_Work order_
Which lines in the records below include the word "lane"? Report each of them in full.

___ Records to process

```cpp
__global__ __launch_bounds__(256) void pack_weights_kernel(const HpfgPackDesc* __restrict__ table, long long* __restrict__ counters, int n_counters,
                                                           int* __restrict__ seed_word, int seed_add, long long* __restrict__ zero, long n_zero) {
  if (blockIdx.x == 0 && blockIdx.y == 0) {
    for (int i = threadIdx.x; i < n_counters; i += 256) counters[i] += 1;
    if (threadIdx.x == 0 && seed_word && seed_add) *seed_word = (*seed_word + seed_add) & 0x7FFFFFFF;
  }
  for (long i = ((long)blockIdx.y * gridDim.x + blockIdx.x) * 256 + threadIdx.x; i < n_zero; i += (long)gridDim.x * gridDim.y * 256) zero[i] = 0;
  const HpfgPackDesc d = table[blockIdx.y];
  const long total = (long)d.taps * d.CinPad * d.CoutPad;
  const int nt_f = d.CoutPad / 16, nch_f = d.CinPad / 16;
  const int nt_d = d.CinPad / 16, nch_d = d.CoutPad / 16;
  for (long i = blockIdx.x * 256L + threadIdx.x; i < total; i += (long)gridDim.x * 256) {
    int ks = (int)(i & 3), lane = (int)((i >> 2) & 63);
    long r = i >> 8;
    if (d.wpk_fwd) {
      int nt = (int)(r % nt_f), ch = (int)((r / nt_f) % nch_f), tap = (int)(r / ((long)nt_f * nch_f));
      int co = nt * 16 + (lane & 15), ci = ch * 16 + ks * 4 + (lane >> 4);
      d.wpk_fwd[i] = (co < d.Cout && ci < d.Cin) ? d.w_oihw[((long)co * d.Cin + ci) * d.taps + tap] : 0.f;
    }
    if (d.wpk_dgrad) {
      int nt = (int)(r % nt_d), ch = (int)((r / nt_d) % nch_d), tap = (int)(r / ((long)nt_d * nch_d));
      int co = ch * 16 + ks * 4 + (lane >> 4), ci = nt * 16 + (lane & 15);
      d.wpk_dgrad[i] = (co < d.Cout && ci < d.Cin) ? d.w_oihw[((long)co * d.Cin + ci) * d.taps + (d.taps - 1 - tap)] : 0.f;
    }
    if (i < d.CoutPad) d.bias_pad[i] = (i < d.Cout && d.b) ? d.b[i] : 0.f;
  }
  const int ksteps = d.taps == 1 ? 1 : (d.kc == 32 ? 9 : 5);
  for (int dir = 0; dir < 2; ++dir) {
    __bf16* out = reinterpret_cast<__bf16*>(dir == 0 ? d.wpk16_fwd : d.wpk16_dgrad);
    if (!out) continue;
    const int Kch = dir == 0 ? d.Cin : d.Cout;
    const int ntn = (dir == 0 ? d.CoutPad : d.CinPad) / 16;
    const int nchunks = (Kch + d.kc - 1) / d.kc;
    const long tot = (long)nchunks * ksteps * ntn * 512;
    for (long i = blockIdx.x * 256L + threadIdx.x; i < tot; i += (long)gridDim.x * 256) {
      const int j = (int)(i & 7), lane = (int)((i >> 3) & 63);
      const long r = i >> 9;
      const int nt = (int)(r % ntn), ks = (int)(r / ntn);
      const int chunk = ks / ksteps, s = ks % ksteps;
      const int kl = 8 * (lane >> 4) + j;
      int tap, kch;
      if (d.taps == 1) { tap = 0; kch = chunk * 32 + kl; }
// ... 574 lines not shown
```

include/hpfg_hip.h:

```cpp
#ifndef HPFG_HIP_H
#define HPFG_HIP_H

#include <stdint.h>

#ifdef __cplusplus
extern "C" {
#endif

#define HPFG_VERSION 141
enum { HPFG_MATH_F32 = 0, HPFG_MATH_BF16X3 = 1 };

enum { HPFG_BN_MEAN = 0, HPFG_BN_RSTD = 1, HPFG_BN_SCALE = 2, HPFG_BN_SHIFT = 3,
       HPFG_BN_K1 = 4, HPFG_BN_K2 = 5, HPFG_BN_K3 = 6, HPFG_BN_SPARE = 7, HPFG_BN_ROWS = 8 };

enum {
  HPFG_ACT_NONE = 0,
  HPFG_ACT_PLAIN = 1,
  HPFG_ACT_STRIDED = 2,
  HPFG_ACT_BNACT = 3,
  HPFG_ACT_BNACT_POOL = 4,
  HPFG_ACT_UP2X = 5,
  HPFG_ACT_DZ = 6,
  HPFG_ACT_SPLIT16 = 7,
  HPFG_ACT_UPBWD = 8
// ... 37 lines not shown
  int32_t bwd_stats;
  HpfgAct bwd_of;
  float* out2;
  int32_t out_split;
  int32_t out2_pstride;
  long long* stat_acc;
  int32_t stat_shards;
  int32_t reserved2;
  float* stage_out;
  float* side_sums;
} HpfgConvArgs;
#define HPFG_ACC_MAX_SHARDS 8
#define HPFG_ACC_WORDS(C, shards) ((shards) * 2 * 2 * (C))
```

______

_Completed task_
    int ks = (int)(i & 3), lane = (int)((i >> 2) & 63);
      int co = nt * 16 + (lane & 15), ci = ch * 16 + ks * 4 + (lane >> 4);
      int co = ch * 16 + ks * 4 + (lane >> 4), ci = nt * 16 + (lane & 15);
      const int j = (int)(i & 7), lane = (int)((i >> 3) & 63);
      const int kl = 8 * (lane >> 4) + j;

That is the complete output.